__DATA TO PROCESS__:
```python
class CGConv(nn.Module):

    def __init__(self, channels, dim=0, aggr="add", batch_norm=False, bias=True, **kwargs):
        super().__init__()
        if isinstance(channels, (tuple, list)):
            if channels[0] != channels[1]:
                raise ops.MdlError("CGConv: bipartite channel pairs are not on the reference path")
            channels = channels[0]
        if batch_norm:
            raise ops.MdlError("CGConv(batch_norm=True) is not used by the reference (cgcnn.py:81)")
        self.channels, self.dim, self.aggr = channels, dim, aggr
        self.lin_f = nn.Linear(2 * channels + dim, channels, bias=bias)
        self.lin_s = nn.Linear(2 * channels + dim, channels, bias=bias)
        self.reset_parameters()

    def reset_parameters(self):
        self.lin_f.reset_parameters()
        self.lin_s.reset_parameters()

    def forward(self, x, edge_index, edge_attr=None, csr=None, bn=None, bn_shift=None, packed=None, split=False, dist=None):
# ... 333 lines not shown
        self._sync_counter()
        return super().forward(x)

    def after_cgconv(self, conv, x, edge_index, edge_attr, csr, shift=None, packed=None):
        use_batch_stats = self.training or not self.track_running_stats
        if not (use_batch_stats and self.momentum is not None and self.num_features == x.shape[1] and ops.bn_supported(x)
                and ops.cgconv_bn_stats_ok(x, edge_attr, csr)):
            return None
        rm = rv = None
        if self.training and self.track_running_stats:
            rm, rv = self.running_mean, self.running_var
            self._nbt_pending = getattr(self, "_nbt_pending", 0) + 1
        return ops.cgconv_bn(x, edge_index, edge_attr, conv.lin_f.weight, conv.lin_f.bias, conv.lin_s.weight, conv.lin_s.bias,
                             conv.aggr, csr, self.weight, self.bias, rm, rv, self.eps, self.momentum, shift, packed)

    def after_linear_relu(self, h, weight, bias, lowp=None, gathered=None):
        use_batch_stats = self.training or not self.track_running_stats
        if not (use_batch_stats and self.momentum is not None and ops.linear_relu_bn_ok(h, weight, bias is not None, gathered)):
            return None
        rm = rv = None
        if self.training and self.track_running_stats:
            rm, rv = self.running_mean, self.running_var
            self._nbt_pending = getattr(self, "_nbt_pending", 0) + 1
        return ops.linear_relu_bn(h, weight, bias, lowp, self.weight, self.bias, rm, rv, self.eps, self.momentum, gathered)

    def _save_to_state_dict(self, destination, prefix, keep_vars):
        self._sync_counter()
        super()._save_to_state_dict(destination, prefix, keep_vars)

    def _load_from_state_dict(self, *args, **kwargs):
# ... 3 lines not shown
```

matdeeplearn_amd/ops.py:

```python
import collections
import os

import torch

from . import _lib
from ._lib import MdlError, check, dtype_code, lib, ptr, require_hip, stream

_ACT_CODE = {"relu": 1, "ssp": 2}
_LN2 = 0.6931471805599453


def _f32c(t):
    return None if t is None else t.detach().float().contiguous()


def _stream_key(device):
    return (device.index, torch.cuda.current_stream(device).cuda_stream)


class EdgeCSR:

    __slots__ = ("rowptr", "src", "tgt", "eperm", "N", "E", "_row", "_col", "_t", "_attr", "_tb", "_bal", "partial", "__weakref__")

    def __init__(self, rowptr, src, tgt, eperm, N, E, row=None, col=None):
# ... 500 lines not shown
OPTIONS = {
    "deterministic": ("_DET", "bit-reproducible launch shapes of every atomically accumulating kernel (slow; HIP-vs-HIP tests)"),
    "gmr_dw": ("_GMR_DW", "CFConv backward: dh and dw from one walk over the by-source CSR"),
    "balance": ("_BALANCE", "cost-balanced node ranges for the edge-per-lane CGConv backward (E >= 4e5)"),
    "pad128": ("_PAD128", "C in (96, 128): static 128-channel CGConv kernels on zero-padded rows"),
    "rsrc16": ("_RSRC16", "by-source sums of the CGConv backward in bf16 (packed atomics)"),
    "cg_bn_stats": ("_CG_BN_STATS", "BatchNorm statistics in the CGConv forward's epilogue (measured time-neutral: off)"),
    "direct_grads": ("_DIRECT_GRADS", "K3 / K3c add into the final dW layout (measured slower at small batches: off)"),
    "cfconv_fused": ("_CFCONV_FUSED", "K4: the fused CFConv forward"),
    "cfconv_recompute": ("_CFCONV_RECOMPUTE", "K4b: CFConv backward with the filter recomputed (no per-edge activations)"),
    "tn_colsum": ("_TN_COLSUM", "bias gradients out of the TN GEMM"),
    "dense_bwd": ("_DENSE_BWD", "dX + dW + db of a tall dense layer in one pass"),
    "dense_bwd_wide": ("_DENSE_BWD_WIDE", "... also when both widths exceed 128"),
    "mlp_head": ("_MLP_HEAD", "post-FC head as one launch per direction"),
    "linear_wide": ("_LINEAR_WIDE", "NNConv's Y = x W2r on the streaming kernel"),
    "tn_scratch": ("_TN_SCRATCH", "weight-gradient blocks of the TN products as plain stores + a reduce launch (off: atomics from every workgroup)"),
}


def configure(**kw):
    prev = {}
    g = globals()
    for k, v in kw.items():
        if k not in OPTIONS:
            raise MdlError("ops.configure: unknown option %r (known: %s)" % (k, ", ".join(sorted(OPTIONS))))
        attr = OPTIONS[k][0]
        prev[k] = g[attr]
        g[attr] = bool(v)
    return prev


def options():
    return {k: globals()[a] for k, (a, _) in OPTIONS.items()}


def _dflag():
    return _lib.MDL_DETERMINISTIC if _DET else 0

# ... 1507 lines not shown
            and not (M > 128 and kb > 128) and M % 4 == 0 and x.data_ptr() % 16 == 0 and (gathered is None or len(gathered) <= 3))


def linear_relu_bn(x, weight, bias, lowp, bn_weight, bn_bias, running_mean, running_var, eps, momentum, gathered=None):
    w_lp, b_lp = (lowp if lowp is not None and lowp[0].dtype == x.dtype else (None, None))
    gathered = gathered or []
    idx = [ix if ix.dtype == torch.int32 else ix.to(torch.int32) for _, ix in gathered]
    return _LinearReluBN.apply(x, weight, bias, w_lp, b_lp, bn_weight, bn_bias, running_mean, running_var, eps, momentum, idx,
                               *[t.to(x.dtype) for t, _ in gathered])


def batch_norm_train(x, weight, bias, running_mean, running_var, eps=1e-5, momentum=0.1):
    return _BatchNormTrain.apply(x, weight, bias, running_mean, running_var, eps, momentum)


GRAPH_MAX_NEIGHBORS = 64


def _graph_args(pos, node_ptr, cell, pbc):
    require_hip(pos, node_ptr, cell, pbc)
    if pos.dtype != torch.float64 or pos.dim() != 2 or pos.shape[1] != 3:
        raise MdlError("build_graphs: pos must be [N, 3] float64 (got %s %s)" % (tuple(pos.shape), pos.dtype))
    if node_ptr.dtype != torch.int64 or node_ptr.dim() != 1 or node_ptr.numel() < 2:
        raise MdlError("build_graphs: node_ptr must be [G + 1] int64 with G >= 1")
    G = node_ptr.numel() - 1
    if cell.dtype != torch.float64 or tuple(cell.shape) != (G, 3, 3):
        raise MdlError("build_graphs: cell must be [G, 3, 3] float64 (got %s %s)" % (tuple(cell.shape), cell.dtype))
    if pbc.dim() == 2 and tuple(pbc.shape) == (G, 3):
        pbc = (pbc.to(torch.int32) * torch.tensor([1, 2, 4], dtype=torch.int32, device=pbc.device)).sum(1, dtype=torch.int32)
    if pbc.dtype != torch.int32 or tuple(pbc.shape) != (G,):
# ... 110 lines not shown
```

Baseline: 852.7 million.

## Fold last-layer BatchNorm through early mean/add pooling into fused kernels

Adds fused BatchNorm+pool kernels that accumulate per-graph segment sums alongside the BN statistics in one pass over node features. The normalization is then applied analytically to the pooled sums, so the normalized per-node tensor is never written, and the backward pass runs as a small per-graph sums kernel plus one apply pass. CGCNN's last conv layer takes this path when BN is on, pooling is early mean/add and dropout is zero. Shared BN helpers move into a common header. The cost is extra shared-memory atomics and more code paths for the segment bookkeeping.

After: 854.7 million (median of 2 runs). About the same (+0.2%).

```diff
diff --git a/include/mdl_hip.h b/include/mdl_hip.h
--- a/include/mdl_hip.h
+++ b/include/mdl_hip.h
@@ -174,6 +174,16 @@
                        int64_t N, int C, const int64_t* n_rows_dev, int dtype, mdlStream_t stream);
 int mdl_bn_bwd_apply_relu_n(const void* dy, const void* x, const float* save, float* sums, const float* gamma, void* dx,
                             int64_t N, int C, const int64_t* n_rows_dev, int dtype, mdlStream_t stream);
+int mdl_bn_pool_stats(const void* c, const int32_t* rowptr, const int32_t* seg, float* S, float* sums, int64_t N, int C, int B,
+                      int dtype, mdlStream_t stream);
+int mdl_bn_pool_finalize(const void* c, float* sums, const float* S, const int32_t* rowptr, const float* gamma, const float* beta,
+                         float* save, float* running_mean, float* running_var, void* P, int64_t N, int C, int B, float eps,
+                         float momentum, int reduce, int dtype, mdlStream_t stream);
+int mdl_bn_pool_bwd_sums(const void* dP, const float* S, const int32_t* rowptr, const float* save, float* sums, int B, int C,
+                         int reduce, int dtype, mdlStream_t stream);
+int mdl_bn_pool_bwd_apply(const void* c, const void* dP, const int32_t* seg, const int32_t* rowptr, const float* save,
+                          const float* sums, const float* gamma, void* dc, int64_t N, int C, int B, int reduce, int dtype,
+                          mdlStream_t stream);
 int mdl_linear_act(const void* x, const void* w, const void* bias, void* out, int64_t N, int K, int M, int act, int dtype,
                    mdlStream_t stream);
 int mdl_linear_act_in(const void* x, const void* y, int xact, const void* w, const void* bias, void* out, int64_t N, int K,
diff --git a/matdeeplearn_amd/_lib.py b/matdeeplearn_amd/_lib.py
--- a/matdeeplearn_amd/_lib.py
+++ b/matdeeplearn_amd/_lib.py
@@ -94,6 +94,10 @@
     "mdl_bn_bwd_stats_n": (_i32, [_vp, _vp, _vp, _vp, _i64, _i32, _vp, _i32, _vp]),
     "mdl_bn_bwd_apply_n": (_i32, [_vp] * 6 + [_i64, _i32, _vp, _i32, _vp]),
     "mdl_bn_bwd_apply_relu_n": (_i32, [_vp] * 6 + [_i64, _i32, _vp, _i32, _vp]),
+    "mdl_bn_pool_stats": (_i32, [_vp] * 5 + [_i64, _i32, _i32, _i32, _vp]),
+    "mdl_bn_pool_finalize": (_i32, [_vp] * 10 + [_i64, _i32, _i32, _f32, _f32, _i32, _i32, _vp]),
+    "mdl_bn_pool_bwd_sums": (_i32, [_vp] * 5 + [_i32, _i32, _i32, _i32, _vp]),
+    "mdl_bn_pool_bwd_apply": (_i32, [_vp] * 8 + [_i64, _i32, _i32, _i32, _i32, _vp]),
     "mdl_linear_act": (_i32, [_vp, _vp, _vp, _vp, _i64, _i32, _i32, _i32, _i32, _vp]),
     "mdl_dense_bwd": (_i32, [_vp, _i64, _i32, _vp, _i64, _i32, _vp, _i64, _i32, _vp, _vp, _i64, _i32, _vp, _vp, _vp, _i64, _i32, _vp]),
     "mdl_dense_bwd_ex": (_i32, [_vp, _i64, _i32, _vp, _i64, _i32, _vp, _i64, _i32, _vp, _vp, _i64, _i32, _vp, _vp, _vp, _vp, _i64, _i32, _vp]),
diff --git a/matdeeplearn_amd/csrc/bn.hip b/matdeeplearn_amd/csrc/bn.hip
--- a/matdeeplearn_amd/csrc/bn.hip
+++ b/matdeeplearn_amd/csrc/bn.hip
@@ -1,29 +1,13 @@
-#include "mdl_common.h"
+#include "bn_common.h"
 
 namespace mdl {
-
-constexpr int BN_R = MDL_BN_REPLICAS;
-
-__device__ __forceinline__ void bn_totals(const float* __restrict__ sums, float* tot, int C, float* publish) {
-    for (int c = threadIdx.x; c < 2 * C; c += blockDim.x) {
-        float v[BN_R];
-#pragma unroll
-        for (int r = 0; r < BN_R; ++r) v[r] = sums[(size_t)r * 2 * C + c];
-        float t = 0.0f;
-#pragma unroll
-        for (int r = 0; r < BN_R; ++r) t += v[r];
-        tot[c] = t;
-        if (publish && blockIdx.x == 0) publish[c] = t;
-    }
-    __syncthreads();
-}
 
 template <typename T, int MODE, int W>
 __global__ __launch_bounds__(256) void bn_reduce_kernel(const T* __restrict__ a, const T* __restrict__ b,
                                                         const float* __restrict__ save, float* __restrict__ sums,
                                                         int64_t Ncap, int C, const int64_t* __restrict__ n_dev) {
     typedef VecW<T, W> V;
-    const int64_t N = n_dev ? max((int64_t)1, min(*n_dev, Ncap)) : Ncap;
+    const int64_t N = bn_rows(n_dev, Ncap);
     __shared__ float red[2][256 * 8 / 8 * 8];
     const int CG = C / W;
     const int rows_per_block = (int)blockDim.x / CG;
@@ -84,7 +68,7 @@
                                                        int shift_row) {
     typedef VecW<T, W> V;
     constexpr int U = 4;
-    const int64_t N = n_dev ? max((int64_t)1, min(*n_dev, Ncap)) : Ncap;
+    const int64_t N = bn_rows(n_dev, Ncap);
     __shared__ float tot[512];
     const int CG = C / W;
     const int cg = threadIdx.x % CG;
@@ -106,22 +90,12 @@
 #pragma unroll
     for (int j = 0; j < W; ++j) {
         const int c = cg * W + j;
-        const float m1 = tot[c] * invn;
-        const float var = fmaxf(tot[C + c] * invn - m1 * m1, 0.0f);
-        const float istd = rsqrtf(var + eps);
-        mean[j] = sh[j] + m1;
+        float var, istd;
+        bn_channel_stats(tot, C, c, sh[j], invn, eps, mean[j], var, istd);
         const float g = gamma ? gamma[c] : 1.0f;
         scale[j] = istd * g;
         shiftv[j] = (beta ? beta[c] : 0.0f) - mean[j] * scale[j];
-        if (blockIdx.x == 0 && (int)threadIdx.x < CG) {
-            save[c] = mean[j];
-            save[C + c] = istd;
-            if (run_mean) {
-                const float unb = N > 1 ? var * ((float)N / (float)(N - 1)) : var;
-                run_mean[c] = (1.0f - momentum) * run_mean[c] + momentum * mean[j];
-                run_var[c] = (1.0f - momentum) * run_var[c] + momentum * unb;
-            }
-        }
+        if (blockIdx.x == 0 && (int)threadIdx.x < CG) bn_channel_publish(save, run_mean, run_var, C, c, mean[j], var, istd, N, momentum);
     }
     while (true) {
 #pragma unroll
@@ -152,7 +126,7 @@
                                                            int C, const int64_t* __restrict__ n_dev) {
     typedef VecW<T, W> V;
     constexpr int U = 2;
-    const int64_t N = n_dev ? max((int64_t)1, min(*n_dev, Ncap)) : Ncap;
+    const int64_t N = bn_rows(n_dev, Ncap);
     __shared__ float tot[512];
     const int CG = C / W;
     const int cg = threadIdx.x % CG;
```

__TASK REQUIREMENTS__:
Examine the entries and report how many of their lines contain the string "measured", giving no more than the number.

__EXPECTED ANSWER__:
2